Both the appellant and the complainant denied the nature of their relationship until the prospect of DNA testing of their child rendered continued denial untenable.
We have referred to Professor Ogloff’s report, and in particular to the aspects of it dealing with the appellant’s very low risk of re-offending. It is necessary to observe, however, that the appellant emerges from Professor Ogloff’s report as a person without significant mitigating features in terms of her background and psychological makeup. She reported having been sexually abused by an uncle, with her sister, on one occasion, when she was 14 or 15 years old. But she otherwise appears to have had a normal upbringing and to have been successful in most aspects of her life. She was experiencing marital problems at the time of her offending, but those problems do not appear to have been any more difficult than problems experienced by many people in their relationships. Whilst she was remorseful and ashamed of her conduct, there was little in the report which explained her offending. Professor Ogloff suggested the explanation was to be found in a ‘confluence of factors and events’. He referred to the separation from her husband, her failing marriage, the fact that she was ‘emotionally needy’, and to a chronic low grade depression and lack of self-esteem from which she suffered. The complainant himself was experiencing psychological and emotional problems at the time and his mother’s victim impact statement, and the attached psychological report, indicate that those problems are likely to have been exacerbated by the appellant’s conduct. Professor Ogloff’s report does record the appellant’s shame and remorse, and her insight into the effect of her offending on both the complainant and her own family.

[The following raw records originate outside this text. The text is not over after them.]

struct ThetaRow {
  double v;
};
__device__ __forceinline__ double readlane_f64(double v, int lane) {
  return __hiloint2double(__builtin_amdgcn_readlane(__double2hiint(v), lane), __builtin_amdgcn_readlane(__double2loint(v), lane));
}
template <class D>
__device__ __forceinline__ double slot_get(const D& d, int s, const ThetaRow& th) {
// ... 291 lines not shown
  const double m = __builtin_amdgcn_frexp_mant(x);
  const d2 t = tab[(__double2hiint(m) >> 14) & 63];
  const double r = fma(m, t.x, -1.0);
  double p = fma_vsv(r, C8, C7);
  p = fma_vvs(p, r, C6);
  p = fma_vvs(p, r, C5);
  p = fma_vvs(p, r, C4);
  p = fma_vvs(p, r, C3);
  p = fma_vvs(p, r, C2);
  p = fma_vvs(p, r, C1);
  const double ek = (double)e;
  return fma_vsv(ek, log10_2hi, t.y) + fma(r, p, ek * log10_2lo);
}


template <int MODEL, int FDE, int CH, bool LAST, class D>
__device__ __forceinline__ double chunk_eval(const D& d, const WalkerCosmo& wc, double c_over_H0, int g0, int lane,
                                             const double (&nu_pre)[CH], const double (&ln)[CH], const double* __restrict__ etab,
                                             double (&dh)[CH], double (&loc)[CH]) {
  const int G = d.n_grid;
  constexpr bool POWER_LAW = FDE == CF_FDE_WCDM_D || FDE == CF_FDE_CPL_D;
  double fde[CH];
  if (POWER_LAW) {
    double x[CH];
#pragma unroll
    for (int k = 0; k < CH; ++k) {
      const int g = g0 + k;
      double z = (double)g * d.step;
      if (LAST) z = g >= G - 1 ? d.z_max : z;
      if (FDE == CF_FDE_CPL_D) {
        const double zp1 = 1.0 + z;
        double r = __builtin_amdgcn_rcp(zp1);
        r = fma(fma(-zp1, r, 1.0), r, r);
        x[k] = fma(3 * (1 + wc.w0 + wc.wa), ln[k], (-3 * wc.wa) * (z * r));
      } else {
// ... 10 lines not shown
      p = fma(p, dx, 1.0 / 120);
      p = fma(p, dx, 1.0 / 24);
      p = fma(p, dx, 1.0 / 6);
      p = fma(p, dx, 0.5);
      p = fma(p * dx, dx, dx);
      fde[k] = fma(fde[k - 1], p, fde[k - 1]);
    }
    if (!(dx_max < 0x1p-5)) {
#pragma unroll
      for (int k = 1; k < CH; ++k) fde[k] = exp_tab(x[k], etab);
    }
  }
#pragma unroll
  for (int k = 0; k < CH; ++k) {
    const int g = g0 + k;
    double z = (double)g * d.step;
    if (LAST) z = g >= G - 1 ? d.z_max : z;
    const double e2 = POWER_LAW ? e2_from_fde<MODEL>(wc, z, fde[k], nu_pre[k]) : e2_of_z<MODEL, FDE, true, D>(d, wc, z, nu_pre[k], ln[k], etab);
    const double v = c_over_H0 * rsqrt_pos(e2);
    dh[k] = (LAST && g >= G) ? 0.0 : v;
  }
  double prev = dpp_move<0x138, 0xF>(dh[CH - 1]);
  double run = 0.0;
  const double half = 0.5 * d.step;
#pragma unroll
  for (int k = 0; k < CH; ++k) {
    const bool counts = (k > 0 || lane > 0) && (!LAST || g0 + k < G);
    run = counts ? fma_vsv(prev + dh[k], half, run) : run;
    loc[k] = run;
    prev = dh[k];
  }
  return run;
}

template <int MODEL, int FDE, int CH, class D>
__device__ __forceinline__ void build_distance_table_regs(const D& d, const WalkerCosmo& wc, d2* tab,
                                                          d4* wave_pub, const double (&nu_pre)[CH], const double (&ln_pre)[CH],
                                                          const double* __restrict__ etab) {
  const int G = d.n_grid;
  const int tid = threadIdx.x, lane = tid & 63, wave = tid >> 6;
  const int g0 = tid * CH;
  const int base = g0 + tid;
  const double c_over_H0 = wc.c / wc.H0;
  double dh[CH], loc[CH];
  const int wave_last = (tid - lane) * CH + 64 * CH - 1;
  const double run = wave_last < G - 1 ? chunk_eval<MODEL, FDE, CH, false>(d, wc, c_over_H0, g0, lane, nu_pre, ln_pre, etab, dh, loc)
                                       : chunk_eval<MODEL, FDE, CH, true>(d, wc, c_over_H0, g0, lane, nu_pre, ln_pre, etab, dh, loc);
  const double incl = wave_inclusive_scan(run);
  const double first_dh = __hiloint2double(__builtin_amdgcn_readfirstlane(__double2hiint(dh[0])),
                                           __builtin_amdgcn_readfirstlane(__double2loint(dh[0])));
  if (lane == 63) wave_pub[wave] = (d4){incl, first_dh, dh[CH - 1], 0.0};
  __syncthreads();
  double term = 0.0;
  if (lane < CF_TPB_A / 64) {
    const d4 pv = wave_pub[lane];
    term = lane < wave ? pv[0] : 0.0;
    if (lane >= 1) {
      const int gb = lane * 64 * CH;
      const double zb = gb == G - 1 ? d.z_max : (double)gb * d.step;
      const double bnd = (wave_pub[lane - 1][2] + pv[1]) / 2 * (zb - (double)(gb - 1) * d.step);
      term += (lane <= wave && gb < G) ? bnd : 0.0;
    }
  }
  term += dpp_move<0x111, 0xF>(term);
  term += dpp_move<0x112, 0xF>(term);
  term += dpp_move<0x114, 0xF>(term);
  const double carry = (incl - run) + __hiloint2double(__builtin_amdgcn_readlane(__double2hiint(term), 7),
                                                       __builtin_amdgcn_readlane(__double2loint(term), 7));
#pragma unroll
  for (int k = 0; k < CH; ++k)
    if (g0 + k < G) tab[base + k] = (d2){loc[k] + carry, dh[k]};
  if (tid > 0 && g0 < G) tab[base - 1] = (d2){loc[0] + carry, dh[0]};
  __syncthreads();
}

template <int MODEL, int FDE>
__device__ __forceinline__ void build_distance_table_lds(const cf_dev_desc& d, const WalkerCosmo& wc, d2* tab,
                                                         d4* wave_pub) {
  double* wave_tot = reinterpret_cast<double*>(wave_pub);
  const int G = d.n_grid, chs = d.chunk_shift, CH = 1 << chs;
  const int tid = threadIdx.x, lane = tid & 63, wave = tid >> 6;
  const int g0 = tid << chs;
  const int base = g0 + tid;
  const int n_own = max(0, min(CH, G - g0));
  const double c_over_H0 = wc.c / wc.H0;
  for (int k = 0; k < n_own; ++k)
    tab[base + k].y = dh_of_node<MODEL, FDE>(d, wc, c_over_H0, g0 + k);
// ... 273 lines not shown
    else sn_fast_loop<false>(d, T, log_tab, out, off, v100, tid, 0.0, part, sn_parts);
  } else if (d.n_sn > 0) {
    double* out = delta + (w >> 4) * (16 * (int64_t)d.n_ld) + 2 * (w & 15);
    if (d.lin_in_rec) sn_fast_loop<false, true, true>(d, T, log_tab, out, off, v100, tid, lin, part, sn_parts);
    else if (d.step_pm1) sn_fast_loop<true, false, true>(d, T, log_tab, out, off, v100, tid, 0.0, part, sn_parts);
    else sn_fast_loop<false, false, true>(d, T, log_tab, out, off, v100, tid, 0.0, part, sn_parts);
  }
}

#define CF_STREAM_WIN ((CF_STREAM_HALO + CF_STREAM_SEG) / 16 * 17)
#define CF_STREAM_Q0 (CF_STREAM_HALO + CF_STREAM_HALO / 16)

__device__ __forceinline__ double uniform_f64(double v) {
  return __hiloint2double(__builtin_amdgcn_readfirstlane(__double2hiint(v)), __builtin_amdgcn_readfirstlane(__double2loint(v)));
}
__device__ __forceinline__ void wave_lds_sync() {
  __builtin_amdgcn_fence(__ATOMIC_RELEASE, "wavefront");
  __builtin_amdgcn_wave_barrier();
  __builtin_amdgcn_fence(__ATOMIC_ACQUIRE, "wavefront");
}

template <bool PM1, bool LIN, bool FAST, class D>
__device__ __forceinline__ void sn_stream_segment(const D& d, const cf_stream_args& sa, const DistTable& T, const d2* __restrict__ log_tab,
                                                  double* __restrict__ out, double off, double v100, double lin, double r_pos,
                                                  double r_neg, double c0, int s, unsigned j, unsigned end, d4 ra, int rowa) {
  auto one_sn = [&](const d4& r, int row) {
    const double za = r[0], st = r[1], zhp1 = r[2], ob = r[3];
    double z_cosmo = za;
    if (!LIN && PM1) {
      z_cosmo = fma(za, st > 0.0 ? r_pos : r_neg, c0);
// ... 30 lines not shown
__global__ void __launch_bounds__(64 * CF_STREAM_WAVES, 4)
walker_stream_kernel(cf_walker_args d, cf_stream_args sa, const double* __restrict__ theta, int64_t W, double* __restrict__ delta,
                     d2* __restrict__ bao_nodes, double* __restrict__ theta_copy) {
  __shared__ __align__(16) d2 win_all[CF_STREAM_WAVES][CF_STREAM_WIN];
  __shared__ __align__(16) d2 log_tab[64];
  __shared__ double exp2_tab[64];

  const int lane = threadIdx.x & 63, wv = __builtin_amdgcn_readfirstlane(threadIdx.x >> 6);
  const int64_t w = (int64_t)blockIdx.x * CF_STREAM_WAVES + wv;
  if (w >= W) return;
  d2* const win = win_all[wv];
  constexpr bool POWER_LAW = FDE == CF_FDE_WCDM_D || FDE == CF_FDE_CPL_D;
  const int G = d.n_grid;
  const ThetaRow th{theta[w * d.ndim + (lane < d.ndim ? lane : 0)]};
  if (theta_copy && lane < d.ndim) theta_copy[w * d.ndim + lane] = th.v;
  log_tab[lane] = reinterpret_cast<const d2*>(d.log10_tab)[lane];
  if (POWER_LAW) exp2_tab[lane] = d.exp2_tab[lane];
  WalkerCosmo wc = make_cosmo(d, th);
  wc.H0 = uniform_f64(wc.H0);
  wc.Om = uniform_f64(wc.Om);
  wc.w0 = uniform_f64(wc.w0);
  wc.wa = uniform_f64(wc.wa);
  wc.Or = uniform_f64(wc.Or);
  wc.Obc = uniform_f64(wc.Obc);
  wc.Ode = uniform_f64(wc.Ode);
  wc.Onu = uniform_f64(wc.Onu);
  const double off = uniform_f64(slot_get(d, CF_P_OFFSET_D, th));
  const double v100 = uniform_f64(100 * slot_get(d, CF_P_V_D, th));
  const double lin = d.lin_in_rec ? uniform_f64(slot_get(d, CF_P_LIN_D, th)) : 0.0;
  const double c_over_H0 = uniform_f64(wc.c / wc.H0);
// ... 4 lines not shown
    r_pos = uniform_f64(1.0 / (1.0 + v100 / d.c));
    r_neg = uniform_f64(1.0 / (1.0 + (-v100) / d.c));
    c0 = -1.0;
  }
  double a_pec;
  const double shift = cf_stream_shift_bound(v100, sa.max_step, sa.zp1_max, d.c, d.inv_step, &a_pec);
  const bool fast = a_pec < 0.5 && shift <= (double)CF_STREAM_GUARD_NODES;
  DistTable T;
  T.G = G;
  T.chs = 4;
  T.step = d.step;
  T.inv_step = d.inv_step;
  T.inv_last = d.inv_last;
  T.z_max = d.z_max;
  double seg_sum = 0.0, seg_bnd = 0.0, prev_last = 0.0;
  wave_lds_sync();
#pragma unroll 1
  for (int s = 0; s < sa.n_seg; ++s) {
    const int g0 = (64 * s + lane) * 8;
    const unsigned sn_j = (unsigned)((fast ? sa.seg_off[s] : 0) + lane), sn_end = (unsigned)(fast ? sa.seg_off[s + 1] : d.n_sn);
    d4 sn_r = (d4){1.0, 1.0, 1.0, 0.0};
    int sn_row = 0;
    if (sn_j < sn_end) {
      sn_r = reinterpret_cast<const d4*>(sa.rec)[sn_j];
      sn_row = sa.row[sn_j];
    }
    double nu_pre[8], ln_pre[8], dh[8], loc[8];
#pragma unroll
    for (int k = 0; k < 8; ++k) {
      nu_pre[k] = MODEL == CF_EZ_PHYSICAL_D ? d.nu_sw[k * CF_TPB_A + 64 * s + lane] : -1.0;
      ln_pre[k] = POWER_LAW ? d.ln_sw[k * CF_TPB_A + 64 * s + lane] : -1.0;
    }
    const int wave_last = CF_STREAM_SEG * s + CF_STREAM_SEG - 1;
    const double run = wave_last < G - 1 ? chunk_eval<MODEL, FDE, 8, false>(d, wc, c_over_H0, g0, lane, nu_pre, ln_pre, exp2_tab, dh, loc)
                                         : chunk_eval<MODEL, FDE, 8, true>(d, wc, c_over_H0, g0, lane, nu_pre, ln_pre, exp2_tab, dh, loc);
    const double incl = wave_inclusive_scan(run);
    const double first_dh = __hiloint2double(__builtin_amdgcn_readfirstlane(__double2hiint(dh[0])),
                                             __builtin_amdgcn_readfirstlane(__double2loint(dh[0])));
    const double tot = readlane_f64(incl, 63), last_dh = readlane_f64(dh[7], 63);
    if (lane == s) {
      seg_sum = tot;
      if (s >= 1) {
        const int gb = s * 64 * 8;
        const double zb = gb == G - 1 ? d.z_max : (double)gb * d.step;
        seg_bnd = (prev_last + first_dh) / 2 * (zb - (double)(gb - 1) * d.step);
      }
    }
    prev_last = last_dh;
    double term = 0.0;
    if (lane < CF_STREAM_MAX_SEGS) {
      term = lane < s ? seg_sum : 0.0;
      if (lane >= 1) term += (lane <= s && lane * 64 * 8 < G) ? seg_bnd : 0.0;
    }
    term += dpp_move<0x111, 0xF>(term);
    term += dpp_move<0x112, 0xF>(term);
    term += dpp_move<0x114, 0xF>(term);
    const double carry = (incl - run) + readlane_f64(term, 7);
    const int base = CF_STREAM_Q0 + 8 * lane + (lane >> 1);
#pragma unroll
    for (int k = 0; k < 8; ++k)
      if (g0 + k < G) win[base + k] = (d2){loc[k] + carry, dh[k]};
    if (!(lane & 1) && g0 < G) win[base - 1] = (d2){loc[0] + carry, dh[0]};
    wave_lds_sync();
    T.tab = win + (CF_STREAM_Q0 - (CF_STREAM_SEG / 16 * 17) * s);
    for (int e = lane; e < CF_BAO_NODES * d.n_aux; e += 64) {
      const int k = e / CF_BAO_NODES, o = e % CF_BAO_NODES;
      const int g = d.bao_base[k] + o;
      if (min(g / CF_STREAM_SEG, sa.n_seg - 1) == s) bao_nodes[(w * d.n_aux + k) * CF_BAO_NODES + o] = T.at(g);
    }
#define CF_STREAM_SN(PM1, LIN, LINV, RP, RN, C0)                                                                                  \
  (fast ? sn_stream_segment<PM1, LIN, true>(d, sa, T, log_tab, out, off, v100, LINV, RP, RN, C0, s, sn_j, sn_end, sn_r, sn_row)  \
        : sn_stream_segment<PM1, LIN, false>(d, sa, T, log_tab, out, off, v100, LINV, RP, RN, C0, s, sn_j, sn_end, sn_r, sn_row))
    if (d.lin_in_rec) CF_STREAM_SN(false, true, lin, 1.0, 1.0, 0.0);
    else if (d.step_pm1) CF_STREAM_SN(true, false, 0.0, r_pos, r_neg, c0);
    else CF_STREAM_SN(false, false, 0.0, 1.0, 1.0, 0.0);
#undef CF_STREAM_SN
    if (s + 1 < sa.n_seg) {
// ... 1354 lines not shown
  const double t2 = t * t, t3 = t2 * t;
  const double h00 = 2 * t3 - 3 * t2 + 1, h10 = t3 - 2 * t2 + t, h01 = -2 * t3 + 3 * t2, h11 = t3 - t2;
  out[k] = h00 * y[i] + h10 * h_i * d_i + h01 * y[i + 1] + h11 * h_i * d_i1;
}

The appellant has no prior convictions of any kind. She pleaded guilty early. These are significant matters.
Apart from the error she made concerning the appellant being a serious sexual offender, we agree with the sentencing judge’s analysis and conclusions. In particular, we agree with her conclusion that the appellant’s moral culpability is very high. There was a very substantial age difference. The complainant was very young, and the appellant knew he was vulnerable. She was one of the complainant’s carers. She was challenged about the nature of her relationship with the complainant but continued her offending. She then fell pregnant, with lifelong consequences for all concerned. Apart from her guilty plea, her absence of prior convictions, and her low risk of re-offending, there are no mitigating factors of real significance.

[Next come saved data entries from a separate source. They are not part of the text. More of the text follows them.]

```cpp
extern "C" int skyemb_layernorm_bwd_blocks(int M) {
    int nb = (M + 3) / 4;
    if (nb < 1) nb = 1;
    const int rounds = (nb + SKY_LN_BWD_CAP - 1) / SKY_LN_BWD_CAP;
    return (nb + rounds - 1) / rounds;
}

extern "C" int skyemb_layernorm_bwd(const void *dy, int dy_is_f32, int dtype, const float *x, const float *gamma,
                                    const float *mean, const float *rstd, const float *g_in, float *g_out, void *g_lp,
                                    float *part, float *dgamma, float *dbeta, int M, int D, void *stream) {
    SKY_CHECK_ARG(M > 0 && D > 0 && D % 4 == 0 && D <= MAXV * 256, "skyemb_layernorm_bwd: bad shape M=%d D=%d", M, D);
    hipStream_t st = (hipStream_t)stream;
    const int nblk = skyemb_layernorm_bwd_blocks(M);
    dim3 grid(nblk), block(256);
#define LN_BWD(NV)                                                                                                   \
    if (dtype == SKYEMB_BF16) {                                                                                      \
        if (dy_is_f32)                                                                                               \
            hipLaunchKernelGGL((ln_bwd_kernel<float, bf16_t, NV>), grid, block, 0, st, (const float *)dy, x, gamma,   \
                               mean, rstd, g_in, g_out, (bf16_t *)g_lp, part, M, D, nblk);                           \
        else                                                                                                         \
            hipLaunchKernelGGL((ln_bwd_kernel<bf16_t, bf16_t, NV>), grid, block, 0, st, (const bf16_t *)dy, x, gamma, \
                               mean, rstd, g_in, g_out, (bf16_t *)g_lp, part, M, D, nblk);                           \
    } else if (dtype == SKYEMB_F16) {                                                                                \
        if (dy_is_f32)                                                                                               \
            hipLaunchKernelGGL((ln_bwd_kernel<float, f16_t, NV>), grid, block, 0, st, (const float *)dy, x, gamma,    \
                               mean, rstd, g_in, g_out, (f16_t *)g_lp, part, M, D, nblk);                            \
        else                                                                                                         \
            hipLaunchKernelGGL((ln_bwd_kernel<f16_t, f16_t, NV>), grid, block, 0, st, (const f16_t *)dy, x, gamma,    \
                               mean, rstd, g_in, g_out, (f16_t *)g_lp, part, M, D, nblk);                            \
    } else {                                                                                                         \
        hipLaunchKernelGGL((ln_bwd_kernel<float, float, NV>), grid, block, 0, st, (const float *)dy, x, gamma, mean,  \
                           rstd, g_in, g_out, (float *)g_lp, part, M, D, nblk);                                      \
    }
    switch ((D + 255) / 256) {
        case 1: LN_BWD(1) break;
        case 2: LN_BWD(2) break;
        case 3: LN_BWD(3) break;
        case 4: LN_BWD(4) break;
        case 5: LN_BWD(5) break;
        case 6: LN_BWD(6) break;
        case 7: LN_BWD(7) break;
        default: LN_BWD(8) break;
    }
#undef LN_BWD
    if (dgamma && dbeta)
        hipLaunchKernelGGL(ln_bwd_reduce_kernel, dim3((D + 31) / 32, 2), dim3(1024), 0, st, part, dgamma, dbeta, nblk, D);
    SKY_LAUNCH_CHECK("skyemb_layernorm_bwd");
    return 0;
}
```

### sky_embeddings_amd/engine.py

```python
from __future__ import annotations

import math
import os
from collections import OrderedDict
from contextlib import contextmanager

import numpy as np
import torch

from . import ops
from ._lib import ACT_DGELU, ACT_GELU, BF16, F32, KC, RC, AdamwDesc
from .model_config import (FROZEN, SH_FEATURES, SIREN_HIDDEN, MAEConfig, not_optimised, sincos_pos_embed, state_layout,
                           weight_decay_split, xavier_bound)


def _pad8(n):
    return (n + 7) // 8 * 8


def merge_spans(spans):
    out = []
    for lo, hi in sorted(spans):
        if out and out[-1][1] == lo:
            out[-1] = (out[-1][0], hi)
        else:
            out.append((lo, hi))
    return out


def subtract_spans(spans, holes):
    out = []
    for s, e in spans:
        cur = s
        for hs, he in holes:
            if he <= cur or hs >= e:
                continue
            if hs > cur:
                out.append((cur, hs))
            cur = max(cur, he)
        if cur < e:
            out.append((cur, e))
    return out


WGRAD_SLOTS_PER_CU = {256256: 1, 128128: 2, 9128128: 1, 128064: 2, 64064: 3}
SIDE_CARRIER_MAX_FILL = 0.76
ADAMW_SIDE_MODES = ("auto", "0", "1", "dec", "enc")
WGRAD_GROUPS_KEY = {"plain": "wgrad_groups", "adamw": "wgrad_groups_adamw", "g16": "wgrad_groups_g16"}


def plan_wgrad_schedule(prefixes, tiles, ncu, mode):
    assert mode in ADAMW_SIDE_MODES, mode
    carry = [False] * len(prefixes)
    for k in range(1, len(prefixes)):
        tile, count = tiles[k]
        slots = ncu * WGRAD_SLOTS_PER_CU.get(tile, 1)
        carry[k] = (mode == "1" or (mode == "auto" and count <= SIDE_CARRIER_MAX_FILL * slots) or
                    (mode == "dec" and prefixes[k].startswith("decoder_blocks")) or (mode == "enc" and prefixes[k].startswith("blocks")))
    return [(carry[k], k + 1 < len(carry) and carry[k + 1]) for k in range(len(carry))]


class ParamStore:

    def __init__(self, cfg: MAEConfig, device, lp_dtype):
        self.cfg = cfg
        shapes = dict(state_layout(cfg))
        decay, no_decay = weight_decay_split(cfg)
        self.decay, self.no_decay = decay, no_decay
        self.order = decay + no_decay
        self.offsets = {}
        off = 0
        for name in decay:
            self.offsets[name] = off
            off += _pad8(int(np.prod(shapes[name])))
        self.n_decay = off
        for name in no_decay:
            self.offsets[name] = off
            off += _pad8(int(np.prod(shapes[name])))
        self.n = off
        self.shapes = shapes
        self.p = torch.zeros(self.n, device=device, dtype=torch.float32)
        self.g = torch.zeros(self.n, device=device, dtype=torch.float32)
        self.m = torch.zeros(self.n, device=device, dtype=torch.float32)
        self.v = torch.zeros(self.n, device=device, dtype=torch.float32)
        self.p_lp = torch.zeros(self.n, device=device, dtype=lp_dtype)
        self.frozen = {k: torch.zeros(shapes[k], device=device, dtype=torch.float32) for k in not_optimised(cfg) if k in shapes}

    def _view(self, buf, name):
        o = self.offsets[name]
        return buf[o:o + int(np.prod(self.shapes[name]))].view(self.shapes[name])

    def span(self, name):
        o = self.offsets[name]
        return o, o + _pad8(int(np.prod(self.shapes[name])))

    def param(self, name):
        return self.frozen[name] if name in self.frozen else self._view(self.p, name)

    def grad(self, name):
        return self._view(self.g, name)

    def lp(self, name):
        return self._view(self.p_lp, name)

    def refresh_lp(self):
        ops.cast(self.p, self.p_lp, self.n)


def stage_gradient_ranges(store: ParamStore, cfg: MAEConfig, n_encoder_groups: int = 3):
    off = store.offsets
    dec0 = store.span("decoder_embed.weight")[1]
    ranges = [[(dec0, store.n_decay)]]
    bounds = sorted({round(cfg.depth * k / n_encoder_groups) for k in range(n_encoder_groups + 1)}, reverse=True)
    groups = []
    for hi, lo in zip(bounds[:-1], bounds[1:]):
        groups.append((hi, lo))
        end = dec0 if hi == cfg.depth else off[f"blocks.{hi}.attn.qkv.weight"]
        ranges.append([(off[f"blocks.{lo}.attn.qkv.weight"], end)])
    ranges.append([(0, off["blocks.0.attn.qkv.weight"]), (store.n_decay, store.n)])
    return groups, ranges
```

The maximum sentence for persistent sexual abuse of a child under the age of 16 is 25 years’ imprisonment. Taking all the above matters into account, we are not persuaded that a sentence should be imposed different to that imposed by the sentencing judge. The judge could have been affected by the mistake made, but this is a case where general deterrence and denunciation of the offending conduct are very important. The sentence is high when compared to other sentences for offending of this kind, but the moral culpability here is itself very high. We do not consider that a lower sentence should be imposed.
Conclusion
There should be an extension of time in which to seek leave to appeal. Leave should be granted on proposed ground one, but the appeal must be dismissed.[24] Leave to appeal on proposed ground two should be refused.
[24]Criminal Procedure Act 2009 s 281(2).